その場にエリーアスがいないのは不自然な気がして、ギルベルトはエリーアスに同席してもらうようにお願いをしようと考えていた。
エリーアスが仕事を終えて研究所から帰る車内でも、ずっとそのことばかりを考えていた。
晩ご飯を作ってエリーアスと食べて、シャワーを浴びて、いつもならばそのまま寝室にエリーアスを抱き上げて連れて行くのだが、ギルベルトはその日、エリーアスをリビングのソファに座らせて、自分も手早くシャワーを済ませて、エリーアスと向き合っていた。

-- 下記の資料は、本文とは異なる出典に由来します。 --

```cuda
static cudaError_t launch_transform(const FwdArgs& a, cudaStream_t st) {
  const void* ptrs[3] = {a.x, a.y, a.identity ? a.identity : a.x};
  const int vec = vec_ok(a.c, ptrs, 3) ? kEwVec : 1;
  dim3 block, grid;
  ew_config(a.m, a.c, vec, &block, &grid);
  const TransformKernel k = transform_kernel(vec, !a.relu ? kTailNone : a.identity ? kTailAddRelu : kTailRelu);
  if (!k) return kNoKernel;
  k<<<grid, block, 0, st>>>(static_cast<const bf16*>(a.x), static_cast<const bf16*>(a.identity), static_cast<bf16*>(a.y),
                            static_cast<uint8_t*>(a.mask), a.save_mean, a.save_invstd, a.weight, a.bias, nullptr, nullptr, nullptr,
                            nullptr, a.m, a.c);
  return cudaGetLastError();
}

static PoolDims pool_dims(int h, int w) { return PoolDims{h, w, (h - 1) / 2 + 1, (w - 1) / 2 + 1}; }

static cudaError_t launch_pool_fwd(const FwdArgs& a, cudaStream_t st) {
  const PoolDims d = pool_dims(a.pool_h, a.pool_w);
  const int pooled_rows = a.m / (a.pool_h * a.pool_w) * d.oh * d.ow;
  const void* ptrs[3] = {a.x, a.y, a.argmax};
  const int vec = vec_ok(a.c, ptrs, 3) ? kEwVec : 1;
  dim3 block, grid;
  ew_config(pooled_rows, a.c, vec, &block, &grid);
  const PoolFwdKernel k = pool_fwd_kernel(vec);
  if (!k) return kNoKernel;
  k<<<grid, block, 0, st>>>(static_cast<const bf16*>(a.x), static_cast<bf16*>(a.y), static_cast<uint8_t*>(a.argmax), a.save_mean,
                            a.save_invstd, a.weight, a.bias, d, pooled_rows, a.c);
  return cudaGetLastError();
}

cudaError_t forward(const FwdArgs& a, cudaStream_t st) {
  const cudaError_t e = launch_stats(a, nullptr, st);
  if (e != cudaSuccess) return e;
  return a.pool_h ? launch_pool_fwd(a, st) : launch_transform(a, st);
}

static GradSrc grad_src(const BwdArgs& a, bool reduced) {
  if (!a.relu) return kGradDy;
  if (reduced && a.dy_masked) return kGradMasked;
  if (a.pool_h) return kGradPool;
  return a.mask ? kGradBits : kGradY;
}

static cudaError_t launch_bwd_reduce(const BwdArgs& a, cudaStream_t st) {
  Scratch s = carve(a.scratch, a.c);
  const GradSrc src = grad_src(a, false);
  const void* ptrs[5] = {a.x, a.dy, a.dy2 ? a.dy2 : a.dy, src == kGradY ? a.y : a.dy, a.dy_masked ? a.dy_masked : a.dy};
  const BwdReduceLaunch l = bwd_reduce_launch(a.m, a.c, src, a.dy2 != nullptr, false, ptrs, 5);
  const BwdReduceKernel k = bwd_reduce_kernel(src, false);
  if (!k) return kNoKernel;
  const void* mask = src == kGradPool ? a.argmax : a.mask;
  k<<<l.grid, l.block, l.smem, st>>>(static_cast<const bf16*>(a.x), static_cast<const bf16*>(a.dy), static_cast<const bf16*>(a.dy2),
                            static_cast<const bf16*>(a.y), static_cast<const uint8_t*>(mask), static_cast<bf16*>(a.dy_masked),
                            a.save_mean, a.save_invstd, s.sums, s.sums + a.c, a.grad_weight, a.grad_bias, s.staging, s.semaphores,
                            pool_dims(a.pool_h, a.pool_w), nullptr, nullptr, nullptr, nullptr, nullptr, nullptr, a.m, a.c, l.vec);
  return cudaGetLastError();
}

static cudaError_t launch_bwd_elemt(const BwdArgs& a, cudaStream_t st) {
  Scratch s = carve(a.scratch, a.c);
  const GradSrc src = grad_src(a, true);
  const void* g = src == kGradMasked ? a.dy_masked : a.dy;
  const void* ptrs[5] = {a.x, a.dx, g, a.dy2 && src != kGradMasked ? a.dy2 : a.dy, a.y};
  const int vec = vec_ok(a.c, ptrs, src == kGradY ? 5 : 4) ? kEwVec : 1;
  dim3 block, grid;
  ew_config(a.m, a.c, vec, &block, &grid);
  const BwdElemtKernel k = bwd_elemt_kernel(vec, src, a.norm_fct != nullptr, false);
  if (!k) return kNoKernel;
  k<<<grid, block, 0, st>>>(static_cast<const bf16*>(g), static_cast<const bf16*>(a.dy2), static_cast<const bf16*>(a.y),
                            static_cast<const uint8_t*>(a.mask), static_cast<const bf16*>(a.x), static_cast<bf16*>(a.dx), a.save_mean,
                            a.save_invstd, a.weight, s.sums, s.sums + a.c, a.norm_fct, (float)(1.0 / a.m), nullptr, nullptr, nullptr,
                            nullptr, nullptr, nullptr, a.m, a.c);
  return cudaGetLastError();
}

cudaError_t backward(const BwdArgs& a, cudaStream_t st) {
  const cudaError_t e = launch_bwd_reduce(a, st);
  return e == cudaSuccess ? launch_bwd_elemt(a, st) : e;
}

static size_t dual_extra_offset(int c) { return (scratch_bytes(c) + 15) / 16 * 16; }
size_t dual_scratch_bytes(int c) { return dual_extra_offset(c) + (size_t)3 * c * kMaxHBlock * 4 + (size_t)c * 4; }
static float* dual_staging(void* scratch, int c) { return reinterpret_cast<float*>(static_cast<char*>(scratch) + dual_extra_offset(c)); }
static float* dual_sum_xmu2(void* scratch, int c) { return dual_staging(scratch, c) + (size_t)3 * c * kMaxHBlock; }

static cudaError_t launch_stats_dual(const FwdArgs& a, const FwdArgs& b, cudaStream_t st) {
  Scratch s = carve(a.scratch, a.c);
  dim3 block, grid;
  reduce_config(a.m, a.c, &block, &grid);
  const void* xs[2] = {a.x, b.x};
  const int svec = vec_ok(a.c, xs, 2) ? kStatsVec : 1;
  block.x /= svec;
  grid.z = 2;
  const size_t smem = svec == kStatsVec ? stats_ring_bytes(block) : 0;
  const StatsDualKernel ks = stats_dual_kernel(svec);
  if (!ks) return kNoKernel;
  StatsOut oa{a.save_mean, a.save_invstd, a.running_mean, a.running_var, a.num_batches_tracked, a.momentum,
              (float)((double)a.m / (double)(a.m - 1)), a.eps};
  StatsOut ob{b.save_mean, b.save_invstd, b.running_mean, b.running_var, b.num_batches_tracked, b.momentum,
              (float)((double)b.m / (double)(b.m - 1)), b.eps};
  ks<<<grid, block, smem, st>>>(static_cast<const bf16*>(a.x), static_cast<const bf16*>(b.x), oa, ob, s.staging,
                             dual_staging(a.scratch, a.c), s.semaphores, a.m, a.c);
  return cudaGetLastError();
}

cudaError_t forward_dual(const FwdArgs& a, const FwdArgs& b, cudaStream_t st) {
  const cudaError_t e = launch_stats_dual(a, b, st);
  if (e != cudaSuccess) return e;
  dim3 block, grid;
  const void* ptrs[3] = {a.x, a.y, b.x};
  const int vec = vec_ok(a.c, ptrs, 3) ? kEwVec : 1;
  ew_config(a.m, a.c, vec, &block, &grid);
  const TransformKernel kt = transform_kernel(vec, kTailBnAddRelu);
  if (!kt) return kNoKernel;
  kt<<<grid, block, 0, st>>>(static_cast<const bf16*>(a.x), static_cast<const bf16*>(b.x), static_cast<bf16*>(a.y),
                             static_cast<uint8_t*>(a.mask), a.save_mean, a.save_invstd, a.weight, a.bias, b.save_mean, b.save_invstd,
                             b.weight, b.bias, a.m, a.c);
  return cudaGetLastError();
}

cudaError_t backward_dual(const BwdArgs& a, const BwdArgs& b, cudaStream_t st) {
  Scratch s = carve(a.scratch, a.c);
  float* sum2 = dual_sum_xmu2(a.scratch, a.c);
  const GradSrc src = a.mask ? kGradBits : kGradY;
  const void* rptrs[5] = {a.x, a.dy, a.dy2 ? a.dy2 : a.dy, src == kGradY ? a.y : a.dy, b.x};
  const BwdReduceLaunch l = bwd_reduce_launch(a.m, a.c, src, a.dy2 != nullptr, true, rptrs, 5);
  const BwdReduceKernel kr = bwd_reduce_kernel(src, true);
  if (!kr) return kNoKernel;
  kr<<<l.grid, l.block, l.smem, st>>>(static_cast<const bf16*>(a.x), static_cast<const bf16*>(a.dy), static_cast<const bf16*>(a.dy2),
                             static_cast<const bf16*>(a.y), static_cast<const uint8_t*>(a.mask), nullptr, a.save_mean, a.save_invstd,
                             s.sums, s.sums + a.c, a.grad_weight, a.grad_bias, s.staging, s.semaphores, pool_dims(0, 0),
// ... 439 lines not shown
```

### ant-ray_b200/csrc/norm_kernels.cuh

```cuda
#pragma once
#include <cuda_bf16.h>
#include <cuda_runtime.h>
#include <stdint.h>

#include <type_traits>

namespace b200c {
namespace bn {

constexpr int kMaxBlock = 512;
constexpr int kParallelLoads = 4;
constexpr int kElemsPerThread = 16;
constexpr int kTileW = 32;
constexpr int kMaxHBlock = 128;
constexpr int kStatsVec = 4;
constexpr int kBwdVec = 4;
constexpr int kStatsStages = 4;
constexpr unsigned kBwdStages = 3;
constexpr unsigned kBwdStagesWide = 2;
__host__ __device__ constexpr unsigned bwd_ring_stages(int ops) { return ops >= 3 ? kBwdStagesWide : kBwdStages; }
__host__ __device__ constexpr int bwd_ring_operands(bool y, bool dy2, bool dual) { return 2 + dy2 + y + dual; }
constexpr int kEwThreads = 256;
constexpr int kEwVec = 8;

typedef __nv_bfloat16 bf16;

template <int V>
struct alignas(2 * V) BVec {
  bf16 v[V];
};

__device__ __forceinline__ unsigned char* ring_smem() {
  extern __shared__ __align__(16) unsigned char bn_ring[];
  return bn_ring;
}
template <int BYTES>
__device__ __forceinline__ void cp_async(void* smem, const void* gmem) {
  asm volatile("cp.async.ca.shared.global [%0], [%1], %2;\n" ::"r"((unsigned)__cvta_generic_to_shared(smem)), "l"(gmem), "n"(BYTES)
               : "memory");
}
__device__ __forceinline__ void cp_async_commit() { asm volatile("cp.async.commit_group;\n" ::: "memory"); }
template <int N>
__device__ __forceinline__ void cp_async_wait() { asm volatile("cp.async.wait_group %0;\n" ::"n"(N) : "memory"); }


template <bool FUSE_NEW>
__device__ __forceinline__ void welford_merge_element(int& count, float& mean, float& m2n, const int& count_new,
                                                      const float& mean_new, const float& m2n_new) {
  float factor = float(1.0) / ::max(1, (count + count_new));
  float delta0 = mean - mean_new;
  const float c = count, c_new = count_new;
  mean = __fmul_rn(FUSE_NEW ? __fmaf_rn(mean_new, c_new, __fmul_rn(mean, c)) : __fmaf_rn(mean, c, __fmul_rn(mean_new, c_new)),
                   factor);
  m2n = __fadd_rn(m2n, __fmaf_rn(__fmul_rn(__fmul_rn(__fmul_rn(delta0, delta0), c_new), c), factor, m2n_new));
  count += count_new;
}
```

大事な話があるのだろうとエリーアスもソファに腰かけて待っていてくれる。義手と義足は外していたので、真っすぐ座るのが若干きついのか、ソファに横たわるような形になっているエリーアスに、抱きたい気持ちが込み上げてくるが、今は欲望を優先させているときではない。ギルベルトは真剣な眼差しでエリーアスを見た。バスローブが乱れていて白い胸がチラ見しているのが気になって仕方がないが、それからは目を反らす。
「俺の父親に会ってほしいんだ」
「何でですか?」
「絶対にエリーアスとのことに関して文句は言わせないし、不快な気持ちにはさせない。俺が守る」
「いや、だから、何で私がギルベルトのお父さんと会わなければいけないんですか?」
直接的に言わなければ通じないと理解して、ギルベルトはエリーアスに告げた。
「エリーアスとの結婚を認めてもらうためだ」
「はぁ?」
「俺はエリーアスと結婚するつもりだ。生涯エリーアスの傍にいて、エリーアスと共に生きるつもりだ」
最高のプロポーズだとギルベルトは考えていた。完璧にエリーアスの心を掴んだと考えていたのに、エリーアスの表情が優れない。

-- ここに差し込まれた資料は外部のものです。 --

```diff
 #define MCE_ORDER(GATED_, NEXT_) asm volatile("" : "+v"(GATED_[0]), "+v"(GATED_[1]), "+v"(NEXT_[0]), "+v"(NEXT_[1]))
 #else
 #define MCE_ORDER(GATED_, NEXT_) do {} while (0)
 #endif
-    auto gate_tile = [&](const v16f (&acc)[QT], const int jb0, const float (&gq)[QT], const float (&rg)[QT], const int tix) __attribute__((always_inline)) {
+    auto gate_tile = [&](const v16f (&acc)[2], const int jb0, const float (&gq)[QT], const float (&rg)[QT], const int tix, const int q0) __attribute__((always_inline)) {
 #if MCE_PANEL_ABL == 2
 #if defined(__HIP_DEVICE_COMPILE__)
         asm volatile("" :: "v"(acc[0]), "v"(acc[1]));
 #endif
         return;
 #endif
-        float l1[QT][5], mm[QT];
-        bool pq[QT];
-#pragma unroll
-        for (int qt = 0; qt < QT; ++qt) {
+        float l1[2][5], mm[2];
+        bool pq[2];
+#pragma unroll
+        for (int qt = 0; qt < 2; ++qt) {
             mm[qt] = f16_min16(acc[qt], l1[qt]);
-            pq[qt] = mm[qt] <= gq[qt];
+            pq[qt] = mm[qt] <= gq[q0 + qt];
         }
         if (__any(pq[0] || pq[1])) {
 #pragma unroll
-            for (int qt = 0; qt < QT; ++qt) {
+            for (int qt = 0; qt < 2; ++qt) {
                 if (!__any(pq[qt])) continue;
 #if MCE_PANEL_STATS
                 st_events += 1;
                 const long long t_e0 = clock64();
 #endif
-                const unsigned rem = event(acc[qt], l1[qt], qt, gq[qt], mm[qt] <= rg[qt], jb0, 0xffffu, qlimit_gate);
+                const unsigned rem = event(acc[qt], l1[qt], q0 + qt, gq[q0 + qt], mm[qt] <= rg[q0 + qt], jb0, 0xffffu, qlimit_gate);
                 if (rem) {
-                    if (lane == 0) wredo[nredo] = (int)(rem | ((unsigned)qt << 16) | ((unsigned)tix << 17));
+                    if (lane == 0) wredo[nredo] = (int)(rem | ((unsigned)(q0 + qt) << 16) | ((unsigned)tix << 18));
                     nredo += 1;
                 }
 #if MCE_PANEL_STATS
@@ -524,7 +602,7 @@
 #if MCE_PANEL_STATS
     st_tPro = clock64() - t_kernel0;
 #endif
-    v16f accA[QT], accB[QT];
+    v16f accA[2], accB[2];
     for (int k = 0; k < ntot; ++k) {
         const int buf = k & 1;
         const int c = cfirst + k;
@@ -548,12 +626,12 @@
         const int thi = t_hi - c * CT < CT ? t_hi - c * CT : CT;
         const char* const lbuf = stage0 + buf * CHUNK_BYTES + lane * 16;
         const int jchunk = c * (CT * 32);
-        {
+        if constexpr (QT == 2) {
             v8h a0[KST], a1[KST];
             load_a(lbuf + (tlo * KST) * 1024, a0);
             load_a(lbuf + ((tlo + 1) * KST) * 1024, a1);
-            mfma_first(a0, accA);
-            mfma_rest(a0, accA);
+            mfma_first(a0, accA, 0);
+            mfma_rest(a0, accA, 0);
             int t = tlo;
             float gqP[QT], rgP[QT];
             _Pragma("unroll 1") for (;;)
@@ -566,23 +644,66 @@
                 }
                 const bool more = t + 2 < thi;
                 load_a(lbuf + ((more ? t + 2 : t) * KST) * 1024, a0);
-                mfma_first(a1, accB);
+                mfma_first(a1, accB, 0);
                 MCE_ORDER(accA, accB);
-                mfma_rest(a1, accB);
-                gate_tile(accA, jchunk + t * 32, gqP, rgP, t);
+                mfma_rest(a1, accB, 0);
+                gate_tile(accA, jchunk + t * 32, gqP, rgP, t, 0);
                 if (!more) break;
                 load_a(lbuf + ((t + 3) * KST) * 1024, a1);
-                mfma_first(a0, accA);
+                mfma_first(a0, accA, 0);
                 MCE_ORDER(accB, accA);
-                mfma_rest(a0, accA);
-                gate_tile(accB, jchunk + (t + 1) * 32, gqP, rgP, t + 1);
+                mfma_rest(a0, accA, 0);
+                gate_tile(accB, jchunk + (t + 1) * 32, gqP, rgP, t + 1, 0);
                 t += 2;
             }
             {
 #if defined(__HIP_DEVICE_COMPILE__)
                 asm volatile("s_nop 15\n\ts_nop 3" : "+v"(accB[0]), "+v"(accB[1]));
 #endif
-                gate_tile(accB, jchunk + (t + 1) * 32, gqP, rgP, t + 1);
+                gate_tile(accB, jchunk + (t + 1) * 32, gqP, rgP, t + 1, 0);
+            }
+        } else {
+            v8h a0[KST], a1[KST];
+            load_a(lbuf + (tlo * KST) * 1024, a0);
+            mfma_first(a0, accA, 0);
+            mfma_rest(a0, accA, 0);
+            int t = tlo;
+            float gqP[QT], rgP[QT];
+            _Pragma("unroll 1") for (;;)
+            {
+                const float rP = __uint_as_float((unsigned)__builtin_amdgcn_readlane((int)__float_as_uint(rt_cur), t));
+#pragma unroll
+                for (int qt = 0; qt < QT; ++qt) {
+                    rgP[qt] = rP + cR[qt];
+                    gqP[qt] = vmaxf(G[qt], rgP[qt]);
+                }
+                load_a(lbuf + ((t + 1) * KST) * 1024, a1);
+                mfma_first(a0, accB, 2);
+                MCE_ORDER(accA, accB);
+                mfma_rest(a0, accB, 2);
+                gate_tile(accA, jchunk + t * 32, gqP, rgP, t, 0);
+                mfma_first(a1, accA, 0);
+                MCE_ORDER(accB, accA);
+                mfma_rest(a1, accA, 0);
+                gate_tile(accB, jchunk + t * 32, gqP, rgP, t, 2);
+                const bool more = t + 2 < thi;
+                load_a(lbuf + ((more ? t + 2 : t) * KST) * 1024, a0);
+                mfma_first(a1, accB, 2);
+                MCE_ORDER(accA, accB);
+                mfma_rest(a1, accB, 2);
+                gate_tile(accA, jchunk + (t + 1) * 32, gqP, rgP, t + 1, 0);
+                if (!more) break;
+                mfma_first(a0, accA, 0);
+                MCE_ORDER(accB, accA);
+                mfma_rest(a0, accA, 0);
+                gate_tile(accB, jchunk + (t + 1) * 32, gqP, rgP, t + 1, 2);
+                t += 2;
+            }
+            {
+#if defined(__HIP_DEVICE_COMPILE__)
+                asm volatile("s_nop 15\n\ts_nop 3" : "+v"(accB[0]), "+v"(accB[1]));
+#endif
+                gate_tile(accB, jchunk + (t + 1) * 32, gqP, rgP, t + 1, 2);
             }
         }
         while (need_drain || nredo > 0 || (k + 1 == ntot && qcount > 0)) {
@@ -593,30 +714,40 @@
             for (int i = 0; i < n; ++i) {
                 const unsigned w = (unsigned)__builtin_amdgcn_readfirstlane(wredo[i]);
                 const unsigned todo = w & 0xffffu;
-                const int qt = (int)((w >> 16) & 1u), t = (int)(w >> 17);
+                const int qt = (int)((w >> 16) & 3u), t = (int)(w >> 18);
                 const float Rt = __uint_as_float((unsigned)__builtin_amdgcn_readlane((int)__float_as_uint(rt_cur), t));
                 v8h at[KST];
                 load_a(lbuf + (t * KST) * 1024, at);
                 v16f z = {0.f, 0.f, 0.f, 0.f, 0.f, 0.f, 0.f, 0.f, 0.f, 0.f, 0.f, 0.f, 0.f, 0.f, 0.f, 0.f};
                 v16f r_ = z;
+                float cRq = cR[0], Gq = G[0];
                 if (qt == 0) {
 #pragma unroll
                     for (int ks = 0; ks < KST; ++ks) r_ = __builtin_amdgcn_mfma_f32_32x32x16_f16(at[ks], b[0][ks], r_, 0, 0, 0);
+                } else if (QT == 2 || qt == 1) {
+#pragma unroll
+                    for (int ks = 0; ks < KST; ++ks) r_ = __builtin_amdgcn_mfma_f32_32x32x16_f16(at[ks], b[1][ks], r_, 0, 0, 0);
+                    cRq = cR[1]; Gq = G[1];
+                } else if (qt == 2) {
+#pragma unroll
+                    for (int ks = 0; ks < KST; ++ks) r_ = __builtin_amdgcn_mfma_f32_32x32x16_f16(at[ks], b[QT - 2][ks], r_, 0, 0, 0);
+                    cRq = cR[QT - 2]; Gq = G[QT - 2];
                 } else {
 #pragma unroll
-                    for (int ks = 0; ks < KST; ++ks) r_ = __builtin_amdgcn_mfma_f32_32x32x16_f16(at[ks], b[1][ks], r_, 0, 0, 0);
+                    for (int ks = 0; ks < KST; ++ks) r_ = __builtin_amdgcn_mfma_f32_32x32x16_f16(at[ks], b[QT - 1][ks], r_, 0, 0, 0);
+                    cRq = cR[QT - 1]; Gq = G[QT - 1];
                 }
 #if defined(__HIP_DEVICE_COMPILE__)
                 asm volatile("s_nop 15\n\ts_nop 3" : "+v"(r_));
 #endif
                 float l1[5];
                 const float mm = f16_min16(r_, l1);
-                const float rg = Rt + (qt ? cR[1] : cR[0]);
-                const float gq = vmaxf(qt ? G[1] : G[0], rg);
+                const float rg = Rt + cRq;
+                const float gq = vmaxf(Gq, rg);
                 unsigned rem = 0;
                 if (__any(mm <= gq)) rem = event(r_, l1, qt, gq, mm <= rg, jchunk + t * 32, todo, QN - 64);
                 if (rem) {
-                    if (lane == 0) wredo[nredo] = (int)(rem | ((unsigned)qt << 16) | ((unsigned)t << 17));
+                    if (lane == 0) wredo[nredo] = (int)(rem | ((unsigned)qt << 16) | ((unsigned)t << 18));
                     nredo += 1;
                 }
 #if MCE_PANEL_STATS
@@ -638,17 +769,19 @@
 #endif
     {
         const ArgsPtr a = MCE_ARGS();
-        const int64_t q = qwave0 + lane;
-        const int64_t np = a->nq_pad;
         int chain;
         int64_t list_off;
         chain_of(chain, list_off);
-        const auto pd = gptr_w(a->part_d) + list_off;
-        const auto pi = gptr_w(a->part_i) + list_off;
-#pragma unroll
-        for (int k = 0; k < KCAP; ++k) {
-            pd[(int64_t)k * np + q] = own_d[k];
-            pi[(int64_t)k * np + q] = own_i[k];
+        if constexpr (!LMEM) {
+            const int64_t q = qwave0 + lane;
+            const int64_t np = a->nq_pad;
+            const auto pd = gptr_w(a->part_d) + list_off;
+            const auto pi = gptr_w(a->part_i) + list_off;
+#pragma unroll
+            for (int k = 0; k < KCAP; ++k) {
+                pd[(int64_t)k * np + q] = reg_d[0][k];
+                pi[(int64_t)k * np + q] = reg_i[0][k];
+            }
         }
         __builtin_amdgcn_fence(__ATOMIC_RELEASE, "agent");
         __syncthreads();
```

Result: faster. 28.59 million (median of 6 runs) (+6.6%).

「責任を取るというのは、そういう意味だったんですか?」
「そういう意味とは?」
「私の左腕と左脚がなくなったのは、ギルベルトのせいではないのですよ。だから、私と結婚しようなんてことを考えなくていいのです」
完璧なプロポーズだったつもりなのに、エリーアスには何も通じていない。これ以上どういえば通じるのか分からなくて、ギルベルトは内心焦っていた。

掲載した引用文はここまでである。